# Laser center finder



## Johnwa (Jun 20, 2021)

I came across this recently  and thought it was a good idea.  https://www.centerquic.com
The price tag of $168 floored me though so I made one,




Here‘s a picture with the spindle turning.  The naked eye sees it as a complete circle.





The best repeatability I could get was about 0.01” for a center punch mark.  I was consistently within 0.003” when centering between two lines about 1” apart.


----------



## RobinHood (Jun 20, 2021)

Always wondered about the accuracy, now I know. What do you think is the limiting factor?

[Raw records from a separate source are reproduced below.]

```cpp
template <typename T>
struct LV {
// ... 92 lines not shown
  const short al = (short)a, bl = (short)b, ah = (short)(a >> 16), bh = (short)(b >> 16);
  return (u32)(unsigned short)(al > bl ? al : bl) | ((u32)(unsigned short)(ah > bh ? ah : bh) << 16);
}
QM_DEV u32 pk_max_u(u32 a, u32 b) { const u32 al = a & 0xffffu, bl = b & 0xffffu, ah = a >> 16, bh = b >> 16; return (al > bl ? al : bl) | ((ah > bh ? ah : bh) << 16); }
QM_DEV u32 pk_min_u(u32 a, u32 b) { const u32 al = a & 0xffffu, bl = b & 0xffffu, ah = a >> 16, bh = b >> 16; return (al < bl ? al : bl) | ((ah < bh ? ah : bh) << 16); }
QM_DEV void lane_xor1(const LV<u32>& in, LV<u32>& out) { for (int l = 0; l < 64; ++l) out.v[l] = in.v[l ^ 1]; }
template <typename T> QM_DEV void swap32(const LV<T>& in, LV<T>& out) { for (int l = 0; l < 64; ++l) out.v[l] = in.v[l ^ 32]; }
QM_DEV u32 align_bytes(u32 hi, u32 lo, int shift) { return (u32)((((u64)hi << 32) | lo) >> (8 * shift)); }
struct U4 { u32 x, y, z, w; };
QM_DEV U4 load_16(const void* p) { U4 v; __builtin_memcpy(&v, p, 16); return v; }
QM_DEV long long load_uniform_i64(const long long* p) { return *p; }
QM_DEV void lds_dma_u32(const u32* g, u32* ldsBase, int lane) { ldsBase[lane] = *g; }
QM_DEV void lds_dma_wait() {}
QM_DEV void lds_dma_u128(const void* g, void* ldsBase, int lane) { __builtin_memcpy((unsigned char*)ldsBase + 16 * lane, g, 16); }
QM_DEV void load_32(const void* p, U4& a, U4& b) { a = load_16(p); b = load_16((const unsigned char*)p + 16); }
QM_DEV void load_16x2(const void* p, const void* q, U4& a, U4& b) { a = load_16(p); b = load_16(q); }
QM_DEV void load_8_16(const u64* p8, const u64* p16, u64& a, U4& b) { a = *p8; b = load_16(p16); }
template <int N> QM_DEV void load_8_16xN(const u64* const* B, const int* bit, u64* word, U4* meta) {
  for (int t = 0; t < N; ++t) load_8_16(B[t] + (bit[t] >> 6), B[t] + 6, word[t], meta[t]);
}
QM_DEV void half_ballot(const LV<bool>& b, LV<u32>& out) { const u64 m = ballot(b); for (int l = 0; l < 64; ++l) out.v[l] = (u32)(m >> (l & 32)); }
QM_DEV void half_read(const LV<u32>& x, const LV<int>& idx, LV<u32>& out) { LV<u32> t; for (int l = 0; l < 64; ++l) t.v[l] = x.v[(l & 32) + (idx.v[l] & 31)]; out = t; }
QM_DEV void wave_read(const LV<u32>& x, const LV<int>& idx, LV<u32>& out) { LV<u32> t; for (int l = 0; l < 64; ++l) t.v[l] = x.v[idx.v[l] & 63]; out = t; }
QM_DEV void half_max(LV<int>& x) {
  for (int b = 0; b < 64; b += 32) { int m = x.v[b]; for (int l = b + 1; l < b + 32; ++l) m = x.v[l] > m ? x.v[l] : m; for (int l = b; l < b + 32; ++l) x.v[l] = m; }
}
QM_DEV void load_48(const void* p, U4& a, U4& b, U4& c) { a = load_16(p); b = load_16((const unsigned char*)p + 16); c = load_16((const unsigned char*)p + 32); }
QM_DEV void group_sum_f64(LV<double>& x, int G) {
  static const int pair[4] = {1, 2, 7, 15};
  for (int s = 0; s < (G > 8 ? 4 : 3); ++s) { LV<double> t; for (int l = 0; l < 64; ++l) t.v[l] = x.v[l] + x.v[l ^ pair[s]]; x = t; }
}
QM_DEV double wave_sum_f64(const LV<double>& x) {
  LV<double> t = x;
  group_sum_f64(t, 16);
  return (t.v[0] + t.v[16]) + (t.v[32] + t.v[48]);
}
QM_DEV void quarters_sum_f64(LV<double>& x) {
  for (int s = 16; s <= 32; s <<= 1) { LV<double> t; for (int l = 0; l < 64; ++l) t.v[l] = x.v[l] + x.v[l ^ s]; x = t; }
}
#else
template <int CTRL, int ROWMASK> QM_DEV int dpp_get(int v) { return __builtin_amdgcn_update_dpp(v, v, CTRL, ROWMASK, 0xf, false); }
QM_DEV int wave_max(const LV<int>& x) {
  int v = x.v[0], t;
  t = dpp_get<0x111, 0xf>(v); v = t > v ? t : v;
  t = dpp_get<0x112, 0xf>(v); v = t > v ? t : v;
  t = dpp_get<0x114, 0xf>(v); v = t > v ? t : v;
// ... 108 lines not shown
  u64 x = *p8; v4u y = *(const v4u*)p16;
  asm volatile("" : "+v"(x), "+v"(y));
  a = x; b.x = y.x; b.y = y.y; b.z = y.z; b.w = y.w;
}
template <int N> QM_DEV void load_8_16xN(const u64* const* B, const int* bit, u64* word, U4* meta) {
  typedef u32 v4u __attribute__((ext_vector_type(4)));
  u64 x[N]; v4u y[N];
#pragma unroll
  for (int t = 0; t < N; ++t) { x[t] = B[t][bit[t] >> 6]; y[t] = *(const v4u*)(B[t] + 6); }
#pragma unroll
  for (int t = 0; t < N; ++t) asm volatile("" : "+v"(x[t]), "+v"(y[t]));
#pragma unroll
  for (int t = 0; t < N; ++t) { word[t] = x[t]; meta[t].x = y[t].x; meta[t].y = y[t].y; meta[t].z = y[t].z; meta[t].w = y[t].w; }
}
QM_DEV void half_ballot(const LV<bool>& b, LV<u32>& out) {
  const u64 m = __builtin_amdgcn_ballot_w64(b.v[0]);
  out.v[0] = (threadIdx.x & 32) ? (u32)(m >> 32) : (u32)m;
}
QM_DEV void wave_read(const LV<u32>& x, const LV<int>& idx, LV<u32>& out) {
  out.v[0] = (u32)__builtin_amdgcn_ds_bpermute((int)((u32)(idx.v[0] & 63) << 2), (int)x.v[0]);
}
QM_DEV void half_read(const LV<u32>& x, const LV<int>& idx, LV<u32>& out) {
  out.v[0] = (u32)__builtin_amdgcn_ds_bpermute((int)(((threadIdx.x & 32) + (u32)(idx.v[0] & 31)) << 2), (int)x.v[0]);
}
QM_DEV void half_max(LV<int>& x) {
  int v = x.v[0], t;
  t = dpp_get<0x111, 0xf>(v); v = t > v ? t : v;
  t = dpp_get<0x112, 0xf>(v); v = t > v ? t : v;
  t = dpp_get<0x114, 0xf>(v); v = t > v ? t : v;
  t = dpp_get<0x118, 0xf>(v); v = t > v ? t : v;
  t = dpp_get<0x142, 0xa>(v); v = t > v ? t : v;
  x.v[0] = __builtin_amdgcn_ds_bpermute((int)((threadIdx.x | 31u) << 2), v);
}
QM_DEV void load_48(const void* p, U4& a, U4& b, U4& c) {
  typedef u32 v4u __attribute__((ext_vector_type(4)));
  v4u x = ((const v4u*)p)[0], y = ((const v4u*)p)[1], z = ((const v4u*)p)[2];
  asm volatile("" : "+v"(x), "+v"(y), "+v"(z));
  a.x = x.x; a.y = x.y; a.z = x.z; a.w = x.w; b.x = y.x; b.y = y.y; b.z = y.z; b.w = y.w; c.x = z.x; c.y = z.y; c.z = z.z; c.w = z.w;
}
template <int CTRL> QM_DEV double dpp_get_f64(double v) {
  const u64 b = __builtin_bit_cast(u64, v);
  const u32 lo = (u32)dpp_get<CTRL, 0xf>((int)(u32)b), hi = (u32)dpp_get<CTRL, 0xf>((int)(u32)(b >> 32));
  return __builtin_bit_cast(double, ((u64)hi << 32) | lo);
}
QM_DEV void group_sum_f64(LV<double>& x, int G) {
  double v = x.v[0];
// ... 91 lines not shown
```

Beam width?


----------



## Johnwa (Jun 20, 2021)

I think the width does have an effect.  The laser I have isn’t focusable  so I couldn’t change that.  I think that was why it was a bit more accurate when centering between two lines as it was easier to tell when the beam just touched the line.  A magnifying glass might have improved it a bit.  It’s also a matter of where you’re looking from.  I had the best results when lined up parallel to an axis.  Also my laser didn’t intersect the axis of the spindle so the smallest circle i could get was about ½” D.  A smaller circle might have improved the center punch test.


----------



## YYCHM (Jun 20, 2021)

I fail to see the principle of this?

I have a laser pointer on my drill press.  Horrible thing, I gave up on it.


----------



## Johnwa (Jun 21, 2021)

@RobinHood centerquick‘s video claims an accuracy of 0.002” so mine isn’t wildly off.
I also found this video of a fairly nice DIY version. He uses a focusable laser from a laser level and says he can get a finer line.   I’m going to have to check the one in my junk box.


----------



## DPittman (Jun 21, 2021)

Nice job.  Yes I thought those gadgets looked useful but terribly over priced too.


----------



## combustable herbage (Jun 21, 2021)

I think if you had one that focused you could change that focal point and sharpen up the line, I am also curious of what angle you drilled the hole for the laser I am thinking if it is a smaller angle it would be better for keeping the circle smaller and a bigger angle would make the circle larger.  I think with a little playing you could find something that would work well in the normal range that you drill/mill, The one they are selling is universal so I think thats why they want so much but to me it would be more cost effective to make one for each machine you have.  It is definitely a handy idea.


----------



## Tom Kitta (Jun 21, 2021)

Best part is you can freely make copies and even sell them - they cannot patent it and if they did you can easily kill it with previous art. I.e. they themselves copied someone else's idea. See for example: 




and there are even detailed instructions how to make one:  https://www.instructables.com/Laser-Centreedge-Finder-for-a-Mill-or-Drill/

Here is actual inventor (probably) - 




I.e. its been around almost 10 years!


----------



## Johnwa (Jun 21, 2021)

I tried to drill the hole for the laser at about 14 degrees.  That would give me the smallest circle about 6-7 inches down.  Unfortunately the beam misses the spindle axis by about ¼” so the smallest circle is ½”.   If I make a final version I’ll make the angle adjustable.


----------



## Janger (Jun 23, 2021)

I think this is a job for a 3D printer. Model something up John!


----------



## Janger (Jun 23, 2021)

Tom Kitta said:


> Best part is you can freely make copies and even sell them - they cannot patent it and if they did you can easily kill it with previous art. I.e. they themselves copied someone else's idea. See for example:
> 
> 
> 
> ...



Gotta love Dan! That's a great video. 

I ordered the lasers to make one of these - it's on the endless project list!


----------